Reading Online Novel

The Redbreast(3)



She put the microphone back into position.

‘Everything in place and ready.’

‘Thanks. Put your helmet on.’

‘Eh? Honestly, Harry.’

‘You heard what I said.’

‘Put your helmet on yourself!’

‘Mine’s too small.’

A new voice. ‘Passed point 1.’

‘Oh shit, sometimes you’re just so . . .

unprofessional.’ Ellen pulled the helmet over her

head, fastened the chin strap and made faces in the

driving mirror.

‘Love you too,’ said Harry, studying the road in

front of them through binoculars. ‘I can see them.’

At the top of the incline leading to Karihaugen the

sun glinted off metal. For the moment Harry could

only see the first car in the motor-cade, but he

knew the order: six motorcycles from the

Norwegian police escort department, two

Norwegian police escort cars, a Secret Service

car, then two identical Cadillac Fleetwoods

(special Secret Service cars flown in from the US)

and the President sitting in one of them. Which one

was kept secret. Or perhaps he was sitting in both,

Harry thought. One for Jekyll and one for Hyde.

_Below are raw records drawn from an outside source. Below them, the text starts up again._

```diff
+        rc = fail(c, PSGSDF_ERR_DEVICE, "%s", hipGetErrorString(hipGetLastError()));
+    hipFree(dH); hipFree(db); hipFree(dx);
+    return rc;
+}
+int psgsdf_debug_frame_tail_stages(psgsdf_ctx* c, int block, int reps, double* us) {
+    if (!c || !c->inited || !us || reps < 1) return fail(c, PSGSDF_ERR_STATE, "init first");
+    if (block != PSGSDF_LIGHT && block != PSGSDF_POSE) return fail(c, PSGSDF_ERR_ARG, "block must be LIGHT or POSE");
+    if (c->n_ranks > 1 || (block == PSGSDF_LIGHT && c->set.model == PSGSDF_LED)) return fail(c, PSGSDF_ERR_UNSUPPORTED, "stage stamps: one rank, per-frame solves");
+    HIPCHK(c, hipSetDevice(c->device));
+    if (tail_stamps_reset(c->stream) == 1) return fail(c, PSGSDF_ERR_UNSUPPORTED, "this library's sweeps carry no stage stamps (the development library's do)");
+    { int rc = flush(c); if (rc) return rc; }
+    FrameP* fr = nullptr; float* undo = nullptr; double* slot = nullptr; double* slot_dev = nullptr;
+    int rc = PSGSDF_OK;
+    if (hipMalloc(&fr, sizeof(FrameP) * c->F) != hipSuccess || hipMalloc(&undo, sizeof(float) * (9 * (size_t)c->F + 3)) != hipSuccess || hipHostMalloc(&slot, sizeof(double) * 8, hipHostMallocMapped) != hipSuccess
+        || hipHostGetDevicePointer((void**)&slot_dev, slot, 0) != hipSuccess) rc = fail(c, PSGSDF_ERR_DEVICE, "out of memory");
+    const int kind = block == PSGSDF_POSE ? 1 : 0;
+    for (int j = 0; j < 6; ++j) us[j] = 0;
+    for (int r = 0; r < reps + 1 && !rc; ++r) {
+        SweepArgs a = make_args(c, 0);
+        a.fm_solve = 1; a.fm_frames = fr; a.fm_led_light = c->led_light; a.fm_e_out = slot_dev; a.fm_e_key = 0x5ca1ab1e00ull + (unsigned long long)r; a.fm_undo = kind == 0 ? undo : nullptr;
+        if (hipMemcpyAsync(fr, c->frames, sizeof(FrameP) * c->F, hipMemcpyDeviceToDevice, c->stream) != hipSuccess || tail_stamps_reset(c->stream)) { rc = fail(c, PSGSDF_ERR_DEVICE, "stage stamps: set-up"); break; }
+        const int launched = kind ? launch_sweep_pose(a, c->stream) : launch_sweep_light(a, c->stream);
+        if (!launched) { rc = fail(c, PSGSDF_ERR_STATE, "no observations"); break; }
+        unsigned long long t[6];
+        if (tail_stamps_read(kind, t, c->stream)) { rc = fail(c, PSGSDF_ERR_DEVICE, "%s", hipGetErrorString(hipGetLastError())); break; }
+        if (r) for (int j = 0; j < 6; ++j) us[j] += ((double)t[j] - (double)t[0]) * 0.01 / reps;
+    }
+    hipFree(fr); hipFree(undo); if (slot) hipHostFree(slot);
+    return rc;
 }
 int psgsdf_debug_frame_system(psgsdf_ctx* c, int block, double* H, double* b) {
     if (!c || !c->inited || !H || !b) return fail(c, PSGSDF_ERR_STATE, "init first");
diff --git a/psgradientsdf_amd/csrc/engine.h b/psgradientsdf_amd/csrc/engine.h
--- a/psgradientsdf_amd/csrc/engine.h
+++ b/psgradientsdf_amd/csrc/engine.h
@@ -190,6 +190,9 @@
 bool frames_eigen_fits(int model, int F);
 void launch_frames_eigen_light(const SweepArgs& a, FrameP* frames, float* led_light, double* e_out, unsigned long long e_key, float* undo, double* stats, hipStream_t s);
 void launch_frames_eigen_pose(const SweepArgs& a, FrameP* frames, double* e_out, unsigned long long e_key, double* stats, hipStream_t s);
+int launch_debug_ldlt(int nb, int n, const double* H, const double* b, double* x_scalar, double* x_lanes, hipStream_t s);
+int tail_stamps_reset(hipStream_t s);
+int tail_stamps_read(int kind, unsigned long long* latest , hipStream_t s);
 int launch_frames_eigen_raw(int nb, int n, const float* H, const float* b, float* x, double* stats, int max_it, hipStream_t s);
 void launch_sweep_dist(const SweepArgs& a, hipStream_t s);
 void launch_assemble(const SweepArgs& a, hipStream_t s);
diff --git a/psgradientsdf_amd/csrc/sweeps.hip b/psgradientsdf_amd/csrc/sweeps.hip
--- a/psgradientsdf_amd/csrc/sweeps.hip
+++ b/psgradientsdf_amd/csrc/sweeps.hip
@@ -5,6 +5,15 @@
 #endif
 #ifndef PSG_POSE_WAVES
 #define PSG_POSE_WAVES 1
+#endif
+#ifndef PSG_FM_TAIL
+#define PSG_FM_TAIL 3
+#endif
+#ifdef PSG_FM_TAIL_STAMPS
+namespace psg { constexpr int kTailStampWgs = 4096; __device__ unsigned long long g_tail_ts[2][6][kTailStampWgs]; }
+#define TAIL_STAMP(KIND, j) do { const unsigned wg_ = blockIdx.y * gridDim.x + blockIdx.x; if (wg_ < (unsigned)kTailStampWgs) g_tail_ts[KIND][j][wg_] = wall_clock64(); } while (0)
+#else
+#define TAIL_STAMP(KIND, j) do { } while (0)
 #endif
 
 namespace psg {
@@ -204,12 +213,12 @@
     solve_spd<NB>(Hd, bd, xd);
     for (int i = 0; i < NB; ++i) frames[f].l[i] -= (float)xd[i];
 }
+__device__ __forceinline__ float pose_h_elem(const SweepArgs& a, double r, bool diag) { float v = (float)r; if (diag && a.damping != 0.0f) v += a.damping * v; return v; }
 __device__ __forceinline__ void frame_solve_pose(const SweepArgs& a, FrameP* frames, int f, const double* acc) {
     double Hd[36], bd[6], xd[6];
     int q = 0;
     for (int i = 0; i < 6; ++i) for (int k = i; k < 6; ++k) {
-        float v = (float)ldrow(acc + q++);
-        if (i == k && a.damping != 0.0f) v += a.damping * v;
+        const float v = pose_h_elem(a, ldrow(acc + q++), i == k);
         Hd[i * 6 + k] = (double)v; Hd[k * 6 + i] = (double)v;
     }
     for (int i = 0; i < 6; ++i) bd[i] = (double)(float)ldrow(acc + 21 + i);
@@ -217,6 +226,70 @@
     float xi[6];
     for (int i = 0; i < 6; ++i) xi[i] = (float)xd[i];
     pose_update(frames, f, xi);
+}
+
+__device__ __forceinline__ double lane_get(double v, int l) { return __hiloint2double(__builtin_amdgcn_readlane(__double2hiint(v), l), __builtin_amdgcn_readlane(__double2loint(v), l)); }
+template <int N>
+__device__ __forceinline__ void solve_spd_lanes(const double (&Hrow)[N], double bi, double (&x)[N]) {
+#pragma clang fp contract(off)
+    const int lane = threadIdx.x & 63;
+    double scale = 0;
+#pragma unroll
+    for (int i = 0; i < N; ++i) scale = fmax(scale, fabs(lane_get(Hrow[i], i)));
+    const double tiny = scale * 1e-12;
+    double L[N], D[N], dmine = 0;
+#pragma unroll
+    for (int j = 0; j < N; ++j) {
+        double v = Hrow[j];
+#pragma unroll
+        for (int k = 0; k < j; ++k) v = __builtin_fma(-(L[k] * lane_get(L[k], j)), D[k], v);
+        const double d = lane_get(v, j);
+        D[j] = d;
+        if (lane == j) dmine = d;
+        L[j] = 0.0;
+        if (j + 1 < N) { const double q = (d > tiny) ? v / d : 0.0; L[j] = lane > j ? q : 0.0; }
+    }
+    double s = bi;
+#pragma unroll
+    for (int k = 0; k + 1 < N; ++k) { const double yk = lane_get(s, k); if (lane > k) s = __builtin_fma(-L[k], yk, s); }
+    const double y = (dmine > tiny) ? s / dmine : 0.0;
+#pragma unroll
+    for (int i = N - 1; i >= 0; --i) {
+        double t = lane_get(y, i);
+#pragma unroll
+        for (int k = i + 1; k < N; ++k) t = __builtin_fma(-lane_get(L[i], k), x[k], t);
+        x[i] = t;
+    }
+}
+template <int N> __device__ __forceinline__ int tri_at(int i, int k) { const int lo = min(i, k), hi = max(i, k); return lo * N - (lo * (lo - 1)) / 2 + (hi - lo); }
+template <int NB>
+__device__ __forceinline__ void frame_solve_light_sh_lanes(FrameP* frames, int f, const double* row, float* undo) {
+    constexpr int NH = NB * (NB + 1) / 2;
+    const int lane = threadIdx.x & 63, li = min(lane, NB - 1);
+    if (undo && lane < 9) undo[f * 9 + lane] = frames[f].l[lane];
+    const float l0 = frames[f].l[li];
+    double Hrow[NB], xd[NB];
+#pragma unroll
+    for (int k = 0; k < NB; ++k) Hrow[k] = (double)(float)row[tri_at<NB>(li, k)];
+    solve_spd_lanes<NB>(Hrow, (double)(float)row[NH + li], xd);
+    double xm = 0;
+#pragma unroll
+    for (int k = 0; k < NB; ++k) xm = lane == k ? xd[k] : xm;
+    if (lane < NB) frames[f].l[lane] = l0 - (float)xm;
+}
+__device__ __forceinline__ void frame_solve_pose_lanes(const SweepArgs& a, FrameP* frames, int f, const double* row) {
+    const int lane = threadIdx.x & 63, li = min(lane, 5);
+    double Hrow[6], xd[6];
+#pragma unroll
+    for (int k = 0; k < 6; ++k) {
+        Hrow[k] = (double)pose_h_elem(a, row[tri_at<6>(li, k)], li == k);
+    }
+    solve_spd_lanes<6>(Hrow, (double)(float)row[21 + li], xd);
+    if (lane == 0) {
+        float xi[6];
+        for (int i = 0; i < 6; ++i) xi[i] = (float)xd[i];
+        pose_update(frames, f, xi);
+    }
 }
 
 template <int NV, int KIND, int MODEL>
@@ -282,7 +355,7 @@
     }
     if (threadIdx.x < 64) {
         asm volatile("s_waitcnt vmcnt(0)" ::: "memory");
-        if (threadIdx.x == 0) s_last = __hip_atomic_fetch_add(a.acc.fdone + f, 1, __ATOMIC_RELAXED, __HIP_MEMORY_SCOPE_AGENT) == (int)gridDim.x - 1;
+        if (threadIdx.x == 0) { s_last = __hip_atomic_fetch_add(a.acc.fdone + f, 1, __ATOMIC_RELAXED, __HIP_MEMORY_SCOPE_AGENT) == (int)gridDim.x - 1; TAIL_STAMP(KIND, 1); }
     }
     __syncthreads();
     if (!s_last) return;
@@ -311,19 +384,56 @@
     }
     if (!solve) return;
     if (a.xf) return;
-    __syncthreads();
-    if (threadIdx.x == 0) {
-        if (KIND == 0) { if (!ModelTraits<MODEL>::LED) frame_solve_light_sh<ModelTraits<MODEL>::NB == 3 ? 4 : ModelTraits<MODEL>::NB>(a.fm_frames, f, lds, a.fm_undo); }
-        else frame_solve_pose(a, a.fm_frames, f, lds);
-    }
+    constexpr bool kLedLight = KIND == 0 && ModelTraits<MODEL>::LED;
+    constexpr int NBS = ModelTraits<MODEL>::NB == 3 ? 4 : ModelTraits<MODEL>::NB;
+    if (threadIdx.x == 0) TAIL_STAMP(KIND, 2);
+    auto solve_frame = [&]() {
+        if (kLedLight) return;
+        if (PSG_FM_TAIL & 2) { if (KIND == 0) frame_solve_light_sh_lanes<NBS>(a.fm_frames, f, lds, a.fm_undo); else frame_solve_pose_lanes(a, a.fm_frames, f, lds); }
+        else if (threadIdx.x == 0) { if (KIND == 0) frame_solve_light_sh<NBS>(a.fm_frames, f, lds, a.fm_undo); else frame_solve_pose(a, a.fm_frames, f, lds); }
+        if (threadIdx.x == 0) TAIL_STAMP(KIND, 3);
+    };
+    if ((PSG_FM_TAIL & 1) && !kLedLight) {
+        __shared__ int s_last_frame;
+        if (threadIdx.x < 64) {
+            asm volatile("s_waitcnt vmcnt(0)" ::: "memory");
+            if (threadIdx.x == 0) { s_last_frame = __hip_atomic_fetch_add(a.acc.fdone + a.F, 1, __ATOMIC_RELAXED, __HIP_MEMORY_SCOPE_AGENT) == (int)gridDim.y - 1; TAIL_STAMP(KIND, 4); }
+        }
+        __syncthreads();
+        if (threadIdx.x < 64) solve_frame();
+        else if (threadIdx.x < 128 && s_last_frame) {
+            const int lane = threadIdx.x & 63;
+            if (lane == 0) __hip_atomic_store(a.acc.fdone + a.F, 0, __ATOMIC_RELAXED, __HIP_MEMORY_SCOPE_AGENT);
+            if (a.fm_e_out) {
+                constexpr int col_e = NV - 2;
+                double e[kBlock / 64], n[kBlock / 64];
+#pragma unroll
+                for (int w = 0; w < kBlock / 64; ++w) {
+                    e[w] = 0; n[w] = 0;
+                    for (int ff = w * 64 + lane; ff < a.F; ff += kBlock) {
+                        e[w] += __hip_atomic_load(a.acc.frame + (size_t)ff * kFrameRow + col_e, __ATOMIC_RELAXED, __HIP_MEMORY_SCOPE_AGENT);
+                        n[w] += __hip_atomic_load(a.acc.frame + (size_t)ff * kFrameRow + col_e + 1, __ATOMIC_RELAXED, __HIP_MEMORY_SCOPE_AGENT);
+                    }
+                }
+                double te = 0, tn = 0;
+#pragma unroll
+                for (int w = 0; w < kBlock / 64; ++w) { te += wave_sum(e[w]); tn += wave_sum(n[w]); }
+                if (lane == 0) { mbox_put(a.fm_e_out, 2, 0, te, a.fm_e_key); mbox_put(a.fm_e_out, 2, 1, tn, a.fm_e_key); mbox_commit(a.fm_e_key); TAIL_STAMP(KIND, 5); }
+            }
+        }
+        return;
+    }
+    __syncthreads();
+    if (threadIdx.x < 64) solve_frame();
     if (threadIdx.x < 64) {
         asm volatile("s_waitcnt vmcnt(0)" ::: "memory");
-        if (threadIdx.x == 0) s_last = __hip_atomic_fetch_add(a.acc.fdone + a.F, 1, __ATOMIC_RELAXED, __HIP_MEMORY_SCOPE_AGENT) == (int)gridDim.y - 1;
+        if (threadIdx.x == 0) { s_last = __hip_atomic_fetch_add(a.acc.fdone + a.F, 1, __ATOMIC_RELAXED, __HIP_MEMORY_SCOPE_AGENT) == (int)gridDim.y - 1; TAIL_STAMP(KIND, 4); }
     }
     __syncthreads();
     if (!s_last) return;
     if (threadIdx.x == 0) __hip_atomic_store(a.acc.fdone + a.F, 0, __ATOMIC_RELAXED, __HIP_MEMORY_SCOPE_AGENT);
     frame_tail<NV, KIND, MODEL>(a, lds, false);
+    if (threadIdx.x == 0) TAIL_STAMP(KIND, 5);
 }
 
 constexpr int kGatherFrames = 16;
@@ -487,6 +597,7 @@
     const int w = threadIdx.x >> 6;
     wave_sums_to<NV>(acc, lds + w * NV);
     __syncthreads();
+    if (threadIdx.x == 0) TAIL_STAMP(0, 0);
     frame_rows_publish<NV, 0, MODEL>(a, cx, f, lds);
 }
 int launch_sweep_light(const SweepArgs& a, hipStream_t s) {
@@ -650,6 +761,7 @@
     const int w = threadIdx.x >> 6;
     wave_sums_to<NV>(acc, lds + w * NV);
     __syncthreads();
+    if (threadIdx.x == 0) TAIL_STAMP(1, 0);
     frame_rows_publish<NV, 1, MODEL>(a, cx, f, lds);
 }
 int launch_sweep_pose(const SweepArgs& a, hipStream_t s) {
@@ -760,4 +872,56 @@
     if (a.F > 0) hipLaunchKernelGGL(k_solve_pose, dim3(1), dim3(kBlock), 0, s, a, frames, e_out, e_key);
 }
 
-}
+template <int N>
+__global__ void __launch_bounds__(64) k_debug_ldlt(const double* H, const double* b, double* x_scalar, double* x_lanes) {
+    const double* Hb = H + (size_t)blockIdx.x * N * N; const double* bb = b + (size_t)blockIdx.x * N;
+    const int lane = threadIdx.x, li = min(lane, N - 1);
+    if (lane == 0) {
+        double Hd[N * N], bd[N], xd[N];
+        for (int i = 0; i < N * N; ++i) Hd[i] = Hb[i];
+        for (int i = 0; i < N; ++i) bd[i] = bb[i];
+        solve_spd<N>(Hd, bd, xd);
+        for (int i = 0; i < N; ++i) x_scalar[(size_t)blockIdx.x * N + i] = xd[i];
+    }
+    double Hrow[N], xl[N];
+#pragma unroll
+    for (int k = 0; k < N; ++k) Hrow[k] = Hb[li * N + k];
+    solve_spd_lanes<N>(Hrow, bb[li], xl);
+    double xm = 0;
+#pragma unroll
+    for (int k = 0; k < N; ++k) xm = lane == k ? xl[k] : xm;
+    if (lane < N) x_lanes[(size_t)blockIdx.x * N + lane] = xm;
+}
+int launch_debug_ldlt(int nb, int n, const double* H, const double* b, double* x_scalar, double* x_lanes, hipStream_t s) {
+    if (nb <= 0) return 0;
+    const dim3 g(nb), bl(64);
+    if (n == 1) hipLaunchKernelGGL((k_debug_ldlt<1>), g, bl, 0, s, H, b, x_scalar, x_lanes);
+    else if (n == 4) hipLaunchKernelGGL((k_debug_ldlt<4>), g, bl, 0, s, H, b, x_scalar, x_lanes);
+    else if (n == 6) hipLaunchKernelGGL((k_debug_ldlt<6>), g, bl, 0, s, H, b, x_scalar, x_lanes);
+    else if (n == 9) hipLaunchKernelGGL((k_debug_ldlt<9>), g, bl, 0, s, H, b, x_scalar, x_lanes);
+    else return 1;
+    return 0;
+}
+int tail_stamps_reset(hipStream_t s) {
+#ifdef PSG_FM_TAIL_STAMPS
+    void* p = nullptr;
+    if (hipGetSymbolAddress(&p, HIP_SYMBOL(g_tail_ts)) != hipSuccess) return 2;
+    return hipMemsetAsync(p, 0, sizeof(unsigned long long) * 2 * 6 * kTailStampWgs, s) == hipSuccess ? 0 : 2;
+#else
+    return 1;
+#endif
+}
+int tail_stamps_read(int kind, unsigned long long* latest , hipStream_t s) {
+#ifdef PSG_FM_TAIL_STAMPS
+    void* p = nullptr;
+    if (kind < 0 || kind > 1 || hipGetSymbolAddress(&p, HIP_SYMBOL(g_tail_ts)) != hipSuccess) return 2;
+    std::vector<unsigned long long> h((size_t)6 * kTailStampWgs);
+    if (hipMemcpyAsync(h.data(), (const unsigned long long*)p + (size_t)kind * 6 * kTailStampWgs, sizeof(unsigned long long) * h.size(), hipMemcpyDeviceToHost, s) != hipSuccess || hipStreamSynchronize(s) != hipSuccess) return 2;
+    for (int j = 0; j < 6; ++j) { latest[j] = 0; for (int w = 0; w < kTailStampWgs; ++w) latest[j] = std::max(latest[j], h[(size_t)j * kTailStampWgs + w]); }
+    return 0;
+#else
+    return 1;
+#endif
+}
+
+}
```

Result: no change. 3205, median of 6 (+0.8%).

Then came the bigger vehicles: ambulance,

communications car and several Secret Service

cars.

‘Everything seems quiet enough,’ Harry said. His

binoculars moved slowly from right to left. The air

quivered above the tarmac even though it was a

cool November morning.

Ellen could see the outline of the first car. In thirty

seconds they would have passed the toll gates and

half the job would be over. And in two days’ time,

when the same cars had passed the toll going in the

opposite direction, she and Harry could go back to

their usual work. She preferred dealing with dead

people in the Serious Crime Unit to getting up at

three in the morning to sit in a cold Volvo with an

irritable Harry, who was clearly burdened by the

responsibility he had been given.

Apart from Harry’s regular breathing, there was

total quiet in the car. She checked that the light

indicators on both radios were green. The

motorcade was almost at the bottom of the hill. She

decided she would go to Tørst and get drunk after

the job. There was a guy there she had exchanged

looks with; he had black curls and brown, slightly

dangerous eyes. Lean. Looked a bit bohemian,

intellectual. Perhaps . . .

‘What the —’

Harry had already grabbed the microphone.

‘There’s someone in the third booth from the left.

Can anyone identify this individual?’

The radio answered with a crackling silence as

Ellen’s gaze raced from one booth to the next in the

row. There! She saw a man’s back behind the

brown glass of the box – only forty or fifty metres

away. The silhouette of the figure was clear in the

light from behind, as was the short barrel with the

sights protruding over his shoulder.

‘Weapon!’ she shouted. ‘He’s got a machine gun.’

‘Fuck!’ Harry kicked open the car door, took hold

of the frame and swung out. Ellen stared at the

motorcade. It couldn’t be more than a few hundred

metres off. Harry stuck his head inside the car.

‘He’s not one of ours, but he could be Secret

Service,’ he said. ‘Call HQ.’ He already had the

revolver in his hand.

‘Harry . . .’

‘Now! And give a blast on the horn if HQ say it’s

one of theirs.’ Harry started to run towards the toll

booth and the back of the man dressed in a suit.

From the barrel, Harry guessed the gun was an Uzi.

The raw early morning air smarted in his lungs.

‘Police!’ he shouted in Norwegian, then in

English.

No reaction. The thick glass of the box was

manufactured to deaden the traffic noise outside.

The man had turned his head towards the

motorcade now and Harry could see his dark Ray-

Bans. Secret Service. Or someone who wanted to

give that impression.

Twenty metres now.

How did he get inside a locked booth if he wasn’t

one of theirs? Damn! Harry could already hear the

motorcycles. He wouldn’t make it to the box.

He released the safety catch and took aim,

praying that the car horn would shatter the stillness

of this strange morning on a closed motorway he

had never wanted at any time to be anywhere near.

The instructions were clear, but he was unable to

shut out his thoughts: Thin vest. No

communication. Shoot, it is not your fault. Has he

got a family?

The motorcade was coming from directly behind

the toll booth, and it was coming fast. In a couple

of seconds the Cadillacs would be level with the

booths. From the corner of his left eye he noticed a

movement, a little bird taking off from the roof.